◆ The task: Starting at the top of the entries below, set down every line exactly, please, until you reach the line with "ssync.ds.started = sig[0];", which is included too.

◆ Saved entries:

-- Opening Marker --

@@ -1328,6 +1398,7 @@
   }
   agp_status flush() override {
     AGPCHK(run_deferred_safe());
+    s00_for.on = false;
     if (!pend.on && !pendp.on) return AGP_OK;
     Latent& g = lat[0];
     g.C_valid = false;
@@ -1355,6 +1426,7 @@
       Latent& g = lat[0];
       g.C_valid = false;
       pend.on = true;
+      s00_for.on = false;
       pend.Bq = rup64(B_last);
       pend.lr = (T)cur_lr();
       pend.kap = g.kappa;
@@ -1540,7 +1612,7 @@
     for (auto e : step_done)
       if (e) dcheck(hipEventDestroy(e), __LINE__);
     T* ps[] = {rbuf2, wbuf2, pw0, pw1, Kt, muf, varf, cbuf, theta, gamma, rbuf, wbuf, alpha, beta, gsum, alpha_save, emuf,
-               evarf, stats, Tw, Tw2, tmpv, lr_dev, Kstar, ppm, ppv, pmu, pvar};
+               evarf, stats, Tw, Tw2, tmpv, lr_dev, Kstar, ppm, ppv, pmu, pvar, s00buf};
     for (T* p : ps)
       if (p) dfree(p);
     T* hps[] = {hyH1, hyH2, hyH3, hy_gmu, hy_gs, hy_muf, hy_pZ, hy_dZ, hyKap, hyKnm, hy_upart, hy_pZ2};
@@ -1994,6 +2066,10 @@
     int dag_nb = 0;
     for (int q = DAG_MAX_NB; q >= 1 && !dag_nb; --q)
       if (chol_use_dag(ctx, mp / TILE, Bq / TILE + 1, q)) dag_nb = q;
+    const bool take_pend = (pend.on || pendp.on) && !fresh && nl == 1 && dag_nb > 0 &&
+                           (prefetched || (reuse && lat[0].kappa_valid)) && pro_allowed() && mp / TILE <= 32 &&
+                           (pendp.on || pend.Bq >= TILE);
+    const bool pre_want = take_pend && in_cavi_step && epi_allowed();
     StepSync ssync{};
     const bool sync_step = sig_state == 1 && !fresh && nl == 1 && dag_nb > 0 &&
                            !(lat[0].la_state == 1 && lat[0].xa_valid);
@@ -2001,28 +2077,27 @@
       ssync.ds.started = sig[0];
       ssync.ds.seq = started_seq + 1;
     } else if (rel_pending) {
-      AGPCHK(run_deferred_safe());
+      AGPCHK(run_deferred_safe(nullptr, 0, pre_want));
       slot_kind[rel_slot] = 0;
       HIPCHK(ctx, hipEventRecord(step_done[rel_slot], st()));
       rel_pending = false;
     }
     bool use_pro = false;
     if (pend.on || pendp.on) {
-      use_pro = !fresh && nl == 1 && dag_nb > 0 && (prefetched || (reuse && lat[0].kappa_valid)) && pro_allowed() &&
-                mp / TILE <= 32 && (pendp.on || pend.Bq >= TILE);
+      use_pro = take_pend;
       if (!use_pro) AGPCHK(flush());
     }
-    const bool use_epi = use_pro && in_cavi_step && epi_allowed();
+    const bool use_epi = pre_want;
     if (prefetched) {
       if (sig_state == 1) {
         if (sdef.on) {
-          AGPCHK(run_deferred_safe((const int32_t*)sig[1], pf_seq));
+          AGPCHK(run_deferred_safe((const int32_t*)sig[1], pf_seq, use_epi));
         } else {
           hipLaunchKernelGGL(k_wait_ge_fast, dim3(1), dim3(64), 0, st(), (const int32_t*)sig[1], pf_seq, info_dev);
           LAUNCHCHK(ctx);
         }
       } else {
-        AGPCHK(run_deferred_safe());
+        AGPCHK(run_deferred_safe(nullptr, 0, use_epi));
         HIPCHK(ctx, hipStreamWaitEvent(st(), pf_done, 0));
       }
       for (auto& g : lat) {
@@ -2036,7 +2111,7 @@
       }
       pf_valid = false;
     }
-    AGPCHK(run_deferred_safe());
+    AGPCHK(run_deferred_safe(nullptr, 0, use_epi));
     CholBatch<T> merged_bt{};
     SafeSrc<T> merged_src{};
     bool merged_safe = false;
@@ -2140,6 +2215,8 @@
               ph.kap = pend.kap;
               ph.Kdim = pend.Bq;
               ph.w = pend.w;
+              if (use_epi && s00_for.on && s00_for.kap == pend.kap && s00_for.w == pend.w && s00_for.K == pend.Bq)
+                ph.pre = s00buf;
               ph.r = pend.r;
               ph.Kinv = pend.Kinv;
               ph.kinv_mu0 = pend.kinv_mu0;
@@ -2178,6 +2255,7 @@
           AGPCHK(potrf_fused<T>(ctx, bt.A[0], mp, mp, bt.X[0], mp, bt.Dg[0], bt.E[0], mp, nel, 0, info_dev, m,
                                 (const T*)lat[todo[l0]].eta1, false, &src, &defer, sync_step ? &ssync : nullptr,
                                 use_pro ? &ph : nullptr, use_epi ? &ea : nullptr));
+          s00_for.on = false;
           if (use_pro) {
             pend.on = pendp.on = pendp.overlap = false;
             n_prologue += 1;
@@ -2233,6 +2311,7 @@
           sdef.r = rbuf;
           sdef.w = wbuf;
           sdef.grid = g1;
+          sdef.trace = ctx->strace_last;
           continue;
         }
         hipLaunchKernelGGL((k_safe_rowstats<T>), dim3(g1), dim3(CHOL_THREADS), 0, st(), merged_bt, merged_src, mp, mp, mp, ne_, nt_,
@@ -3283,6 +3362,7 @@
     }
     if (use_pro) {
       pend.on = false;
+      s00_for.on = false;
       n_prologue += 1;
       if (ph.Cout) {
         g.C_valid = true;
@@ -3338,7 +3418,7 @@
         rel_pending = true;
         rel_slot = step_parity ^ 1;
       } else {
-        AGPCHK(run_deferred_safe());
+        AGPCHK(run_deferred_safe(nullptr, 0, true));
         slot_kind[step_parity ^ 1] = 0;
         HIPCHK(ctx, hipEventRecord(step_done[step_parity ^ 1], st()));
       }
@@ -4176,6 +4256,7 @@
     if (merge) {
       Latent& g = lat[0];
       pendp.on = true;
+      s00_for.on = false;
       pendp.overlap = overlap;
       pendp.epoch = arrive_epoch;
       pendp.cm = cm;
@@ -4711,6 +4792,7 @@
 agp_status agp_ctx_destroy(agp_ctx* ctx) {
   if (!ctx) return AGP_OK;
   DevGuard guard(ctx->device);
+  step_trace_dump(ctx);
   if (ctx->tri_scratch || ctx->dag_flags || ctx->hset[0]) {
     (void)hipStreamSynchronize(ctx->stream);
     if (ctx->dag_flags) (void)hipFree(ctx->dag_flags);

-- Closing Marker --

◆ Reply to the task:
@@ -1328,6 +1398,7 @@
   }
   agp_status flush() override {
     AGPCHK(run_deferred_safe());
+    s00_for.on = false;
     if (!pend.on && !pendp.on) return AGP_OK;
     Latent& g = lat[0];
     g.C_valid = false;
@@ -1355,6 +1426,7 @@
       Latent& g = lat[0];
       g.C_valid = false;
       pend.on = true;
+      s00_for.on = false;
       pend.Bq = rup64(B_last);
       pend.lr = (T)cur_lr();
       pend.kap = g.kappa;
@@ -1540,7 +1612,7 @@
     for (auto e : step_done)
       if (e) dcheck(hipEventDestroy(e), __LINE__);
     T* ps[] = {rbuf2, wbuf2, pw0, pw1, Kt, muf, varf, cbuf, theta, gamma, rbuf, wbuf, alpha, beta, gsum, alpha_save, emuf,
-               evarf, stats, Tw, Tw2, tmpv, lr_dev, Kstar, ppm, ppv, pmu, pvar};
+               evarf, stats, Tw, Tw2, tmpv, lr_dev, Kstar, ppm, ppv, pmu, pvar, s00buf};
     for (T* p : ps)
       if (p) dfree(p);
     T* hps[] = {hyH1, hyH2, hyH3, hy_gmu, hy_gs, hy_muf, hy_pZ, hy_dZ, hyKap, hyKnm, hy_upart, hy_pZ2};
@@ -1994,6 +2066,10 @@
     int dag_nb = 0;
     for (int q = DAG_MAX_NB; q >= 1 && !dag_nb; --q)
       if (chol_use_dag(ctx, mp / TILE, Bq / TILE + 1, q)) dag_nb = q;
+    const bool take_pend = (pend.on || pendp.on) && !fresh && nl == 1 && dag_nb > 0 &&
+                           (prefetched || (reuse && lat[0].kappa_valid)) && pro_allowed() && mp / TILE <= 32 &&
+                           (pendp.on || pend.Bq >= TILE);
+    const bool pre_want = take_pend && in_cavi_step && epi_allowed();
     StepSync ssync{};
     const bool sync_step = sig_state == 1 && !fresh && nl == 1 && dag_nb > 0 &&
                            !(lat[0].la_state == 1 && lat[0].xa_valid);
@@ -2001,28 +2077,27 @@
       ssync.ds.started = sig[0];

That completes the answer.